Only packages available on the public npm registry (https://registry.npmjs.org) are supported. Private registries are not currently available.

Using Installed Packages in Steps

Import packages normally at the top of your step file. HeadlessOps activates the integration's environment before executing any step:

import _ from "lodash";
import dayjs from "dayjs";
import { z } from "zod";

export async function run(input: Record<string, any>, ctx: StepContext) {
  // lodash, dayjs, and zod are available
  const sorted = _.sortBy(input.items, "priority");
  ctx.log("sorted items", { count: sorted.length });
  return { sorted };
}

Example: HTTP Client with Schema Validation

This example uses the built-in ctx.http for async HTTP requests and zod for response validation:

import { z } from "zod";

const ContactSchema = z.object({
  id: z.string(),
  email: z.string().email(),
  name: z.string(),
});

export async function run(input: Record<string, any>, ctx: StepContext) {
  const apiKey = ctx.credentials.CRM_API_KEY;

  const response = await ctx.http.get(
    `https://api.crm.example.com/contacts/${input.contact_id}`,
    {
      headers: { Authorization: `Bearer ${apiKey}` },
      timeout: 25000,
    }
  );
  if (!response.ok) {
    throw new Error(`CRM API returned ${response.status}`);
  }

  const raw = await response.json();
  const contact = ContactSchema.parse(raw);
  ctx.log("fetched contact", { id: contact.id, email: contact.email });
  return contact;
}

Declare the dependencies in integration.yaml:

packages:
  - zod@^3.23

Frequently Asked Questions

Can I use a package.json file? No. The platform does not read package.json from the integration package.

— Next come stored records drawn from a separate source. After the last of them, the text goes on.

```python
PROTOTYPES = {
    "avvad_last_error": (C.c_char_p, []),
    "avvad_version": (C.c_int, []),
    "avvad_launch_count": (C.c_uint64, []),
    "avvad_profile_enable": (C.c_int, [C.c_int]),
    "avvad_profile_read": (C.c_int, [C.c_int, C.POINTER(C.c_double), C.POINTER(C.c_double), C.POINTER(C.c_uint64)]),
    "avvad_profile_clear": (C.c_int, []),
    "avvad_profile_dump": (C.c_int64, [C.c_int, C.POINTER(C.c_double), C.POINTER(C.c_double), C.c_int64]),
    "avvad_debug_lstm_trace": (None, [VP]),
    "avvad_stft_num_frames": (C.c_int64, [C.c_int64, C.c_double, C.c_double, C.c_double, C.c_int]),
    "avvad_frontend_logpower": (C.c_int, [VP, C.c_int64, VP, VP, C.c_int32, C.c_int32, C.c_int, VP, VP, C.c_float,
                                          VP, VP, VP]),
    "avvad_stft": (C.c_int, [VP, C.c_int64, VP, VP, C.c_int32, C.c_int32, VP, VP]),
    "avvad_upsampled_length": (C.c_int64, [C.c_int64, C.c_int32, C.c_int32]),
    "avvad_upsample_gather": (C.c_int, [VP, C.c_int, VP, VP, C.c_int32, C.c_int32, C.c_int32, C.c_int32, C.c_int32,
                                        C.c_int32, C.c_float, C.c_float, C.c_float, C.c_int, VP, VP]),
    "avvad_upsample_index": (C.c_int, [C.c_int32, C.c_int32, C.c_int32, C.c_int32, VP, VP]),
    "avvad_resnet18_create": (C.c_int, [C.POINTER(VP)]),
    "avvad_resnet18_destroy": (None, [VP]),
    "avvad_resnet18_set_conv": (C.c_int, [VP, C.c_int, VP, VP, VP, VP, VP, C.c_float, VP]),
    "avvad_resnet18_workspace_bytes": (C.c_size_t, [C.c_int64, C.c_int64]),
    "avvad_resnet18_forward": (C.c_int, [VP, VP, C.c_int64, C.c_int64, VP, C.c_size_t, VP, VP, C.c_int64, C.c_int64,
                                         VP]),
    "avvad_resnet18_forward_u8": (C.c_int, [VP, VP, VP, VP, C.c_int32, C.c_int32, C.c_int32, C.c_int32, C.c_int32,
                                            C.c_float, C.c_float, C.c_float, C.c_int, C.c_int64, VP, C.c_size_t, VP, VP,
                                            C.c_int64, C.c_int64, VP]),
    "avvad_resnet18_forward_upto": (C.c_int, [VP, VP, C.c_int64, C.c_int, VP, C.c_size_t, VP, VP]),
    "avvad_resnet18_set_conv_train": (C.c_int, [VP, C.c_int, VP, VP, VP, VP]),
    "avvad_resnet18_train_workspace_bytes": (C.c_size_t, [C.c_int64]),
    "avvad_resnet18_forward_train": (C.c_int, [VP, VP, C.c_int64, VP, C.c_size_t, C.c_float, C.c_float, VP, VP, VP, VP,
                                               C.c_int64, C.c_int64, VP]),
    "avvad_resnet18_tape_bytes": (C.c_size_t, [C.c_int64]),
    "avvad_resnet18_tape_workspace_bytes": (C.c_size_t, [C.c_int64]),
    "avvad_resnet18_tape_layout": (C.c_int, [C.c_int64, c_i64p, C.c_int]),
    "avvad_resnet18_forward_tape": (C.c_int, [VP, VP, C.c_int64, VP, C.c_size_t, VP, C.c_size_t, C.c_float, C.c_float, VP,
                                              VP, VP, VP, C.c_int64, C.c_int64, VP]),
    "avvad_resnet18_backward_workspace_bytes": (C.c_size_t, [C.c_int64]),
    "avvad_resnet18_backward": (C.c_int, [VP, VP, C.c_int64, VP, VP, VP, C.c_size_t, C.c_float, VP, VP, VP, VP]),
    "avvad_gemm_bf16": (C.c_int, [VP, C.c_int64, VP, C.c_int64, VP, VP, C.c_int64, C.c_int, C.c_int, C.c_int64,
                                  C.c_int64, C.c_int64, VP]),
    "avvad_conv2d_nhwc_bf16": (C.c_int, [VP, VP, VP, VP, VP, C.c_int64, C.c_int, C.c_int, C.c_int, C.c_int, C.c_int,
                                         C.c_int, C.c_int, C.c_int, C.c_int, VP]),
    "avvad_dct_roi_workspace_bytes": (C.c_size_t, [C.c_int64]),
    "avvad_dct_roi_decode": (C.c_int, [VP, C.c_int64, C.c_int, VP, VP, VP, C.c_size_t, VP]),
    "avvad_vad_labels": (C.c_int, [VP, C.c_int64, VP, VP, C.c_int32, C.c_int32, C.c_int32, C.c_int32, C.c_double, VP, VP,
                                   VP]),
    "avvad_ibm_labels": (C.c_int, [VP, VP, C.c_int32, C.c_int32, C.c_int32, C.c_float, C.c_float, VP, VP, VP, VP]),
    "avvad_stats_accumulate": (C.c_int, [VP, VP, C.c_int32, C.c_int32, C.c_int32, VP, VP, VP]),
    "avvad_stats_finalize": (C.c_int, [VP, VP, C.c_double, C.c_int32, VP, VP, VP]),
    "avvad_feature_gather": (C.c_int, [VP, VP, VP, VP, C.c_int32, C.c_int32, C.c_int32, C.c_int32, C.c_int32, C.c_int32,
                                       VP, VP, C.c_int64, C.c_int64, VP]),
    "avvad_conv2d_nhwc_bf16_dual": (C.c_int, [VP, VP, VP, VP, VP, C.c_int64] + [C.c_int] * 13 + [VP]),
    "avvad_pack_rows_bf16": (C.c_int, [VP, C.c_int64, VP, C.c_int64, C.c_int64, C.c_int64, C.c_int64, C.c_int, VP]),
    "avvad_mcb_create": (C.c_int, [C.POINTER(VP)]),
    "avvad_mcb_destroy": (None, [VP]),
    "avvad_mcb_load": (C.c_int, [VP, VP, VP, VP, VP, VP, VP, VP, VP, C.c_float, VP]),
    "avvad_mcb_workspace_bytes": (C.c_size_t, [C.c_int64]),
    "avvad_mcb_forward": (C.c_int, [VP, VP, VP, C.c_int64, VP, C.c_size_t, VP, C.c_int64, VP, VP]),
    "avvad_mcb_grouped_workspace_bytes": (C.c_size_t, [C.c_int64, C.c_int64]),
# ... 84 lines not shown
```

### audio-visual-vad_b200/csrc/resnet.cu

```cuda
#include <stdlib.h>

#include <mutex>

#include "gemm_tma.cuh"
#include "stem_s2d.cuh"

namespace avvad {
namespace tc {
int launch_block17(const __nv_bfloat16* x, const __nv_bfloat16* wa, const float* bias_a, const __nv_bfloat16* wb,
                   const float* bias_b, __nv_bfloat16* z, int64_t n, cudaStream_t st);
bool block17_enabled();
}
}

namespace avvad {

struct ConvSpec {
  int cin, cout, k, stride, pad, hin, hout;
};
static const ConvSpec kSpecs[20] = {
    {3, 64, 7, 2, 3, 67, 34},
    {64, 64, 3, 1, 1, 17, 17},   {64, 64, 3, 1, 1, 17, 17},
    {64, 64, 3, 1, 1, 17, 17},   {64, 64, 3, 1, 1, 17, 17},
    {64, 128, 3, 2, 1, 17, 9},   {128, 128, 3, 1, 1, 9, 9},  {64, 128, 1, 2, 0, 17, 9},
// ... 349 lines not shown
  if (chunk <= 0) chunk = 2048;
  return n_frames < chunk ? n_frames : chunk;
}

extern "C" size_t avvad_resnet18_workspace_bytes(int64_t n_frames, int64_t chunk_frames) {
  if (n_frames <= 0) return 0;
  const int64_t mc = chunk_of(n_frames, chunk_frames);
  return (size_t)(4 * align_up((size_t)mc * kActBytesPerFrame, 1024));
}

static int run_conv(avvad_resnet18* h, int layer, const __nv_bfloat16* in, const __nv_bfloat16* residual,
                    __nv_bfloat16* out, int64_t n, int relu, cudaStream_t st) {
  const ConvSpec& s = kSpecs[layer];
  return avvad_conv2d_nhwc_bf16(in, h->w[layer], h->bias[layer], residual, out, n, s.hin, s.hin, s.cin, s.cout, s.k,
                                s.k, s.stride, s.pad, relu, st);
}

struct StemInput {
  const float* frames = nullptr;
  const uint8_t* src = nullptr;
  const int32_t* n_src = nullptr;
  const int32_t* n_out = nullptr;
  int f_max = 0, t_max = 0, num = 0, den = 0, standardise = 0;
  int64_t src_bytes = 0;
  float mean = 0.f, denom = 1.f;
  StemInput advance(int64_t f0) const {
    StemInput r = *this;
    r.first = first + f0;
    return r;
  }
  int64_t first = 0;
};

static int launch_stem_s2d(avvad_resnet18* h, const StemInput& in, int64_t n, __nv_bfloat16* out, cudaStream_t st,
                           const __nv_bfloat16* w = nullptr, const float* bias = nullptr, double* stats = nullptr) {
  static PerDeviceOnce once;
  AVVAD_CUDA(once.run([] {
    cudaError_t e = cudaFuncSetAttribute(tc::stem_s2d_kernel<0>, cudaFuncAttributeMaxDynamicSharedMemorySize, (int)tc::kS2Smem);
    if (e == cudaSuccess)
      e = cudaFuncSetAttribute(tc::stem_s2d_kernel<1>, cudaFuncAttributeMaxDynamicSharedMemorySize, (int)tc::kS2Smem);
    if (e == cudaSuccess)
      e = cudaFuncSetAttribute(tc::stem_s2d_kernel<0, true>, cudaFuncAttributeMaxDynamicSharedMemorySize, (int)tc::kS2Smem);
    return e;
  }));
  static int num_sms = [] {
    int dev = 0, v = 148;
    if (cudaGetDevice(&dev) == cudaSuccess) cudaDeviceGetAttribute(&v, cudaDevAttrMultiProcessorCount, dev);
    return v > 0 ? v : 148;
  }();
  tc::StemS2Params p{};
  p.n_frames = n;
  p.w1b = w ? w : h->w1b;
  p.bias = w ? bias : h->bias[0];
  p.out = out;
  p.stats = stats;
  const int64_t batches = (n + tc::kS2FramesPerBatch - 1) / tc::kS2FramesPerBatch;
  const unsigned grid = (unsigned)(batches < num_sms ? batches : num_sms);
  void* tok = nullptr;
  tc::prof_begin(st, &tok);
  if (in.src) {
    p.src = in.src; p.n_src = in.n_src; p.n_out = in.n_out; p.src_bytes = in.src_bytes;
    p.f_max = in.f_max; p.t_max = in.t_max; p.num = in.num; p.den = in.den;
    p.mean = in.mean; p.denom = in.denom; p.standardise = in.standardise;
    p.first = in.first;
    tc::stem_s2d_kernel<1><<<grid, tc::kS2Threads, tc::kS2Smem, st>>>(p);
  } else if (stats) {
    p.frames = in.frames + in.first * kFrameHW;
    tc::stem_s2d_kernel<0, true><<<grid, tc::kS2Threads, tc::kS2Smem, st>>>(p);
  } else {
    p.frames = in.frames + in.first * kFrameHW;
    tc::stem_s2d_kernel<0><<<grid, tc::kS2Threads, tc::kS2Smem, st>>>(p);
  }
  AVVAD_LAUNCHED();
  tc::prof_end(st, tok, 3, 2.0 * (double)n * 1156 * 64 * 49);
  return AVVAD_OK;
}
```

Declare all dependencies using the packages field in integration.yaml, or via the requirements field through the REST API or MCP.

Are private npm registries supported? Not currently. Only packages available on the public npm registry are supported.

Can I use packages with native extensions (e.g. sharp, bcrypt)? Packages that require native compilation must be available as pre-built binaries for the platform's Node.js runtime on Linux.

What Node.js version does the runtime use? The platform uses Node.js 24. Ensure your packages are compatible before declaring them as requirements.

How long does installation take? First-time installs typically complete in 2–15 seconds. Subsequent runs with identical requirements reuse the cached environment and add zero overhead.

What happens if I push integration.yaml with a packages field but also set requirements via the API? The YAML push always wins. Every time you push files containing a packages field, it overwrites the stored requirements. For version-controlled integrations, keep dependencies in the YAML; use the API only for temporary overrides.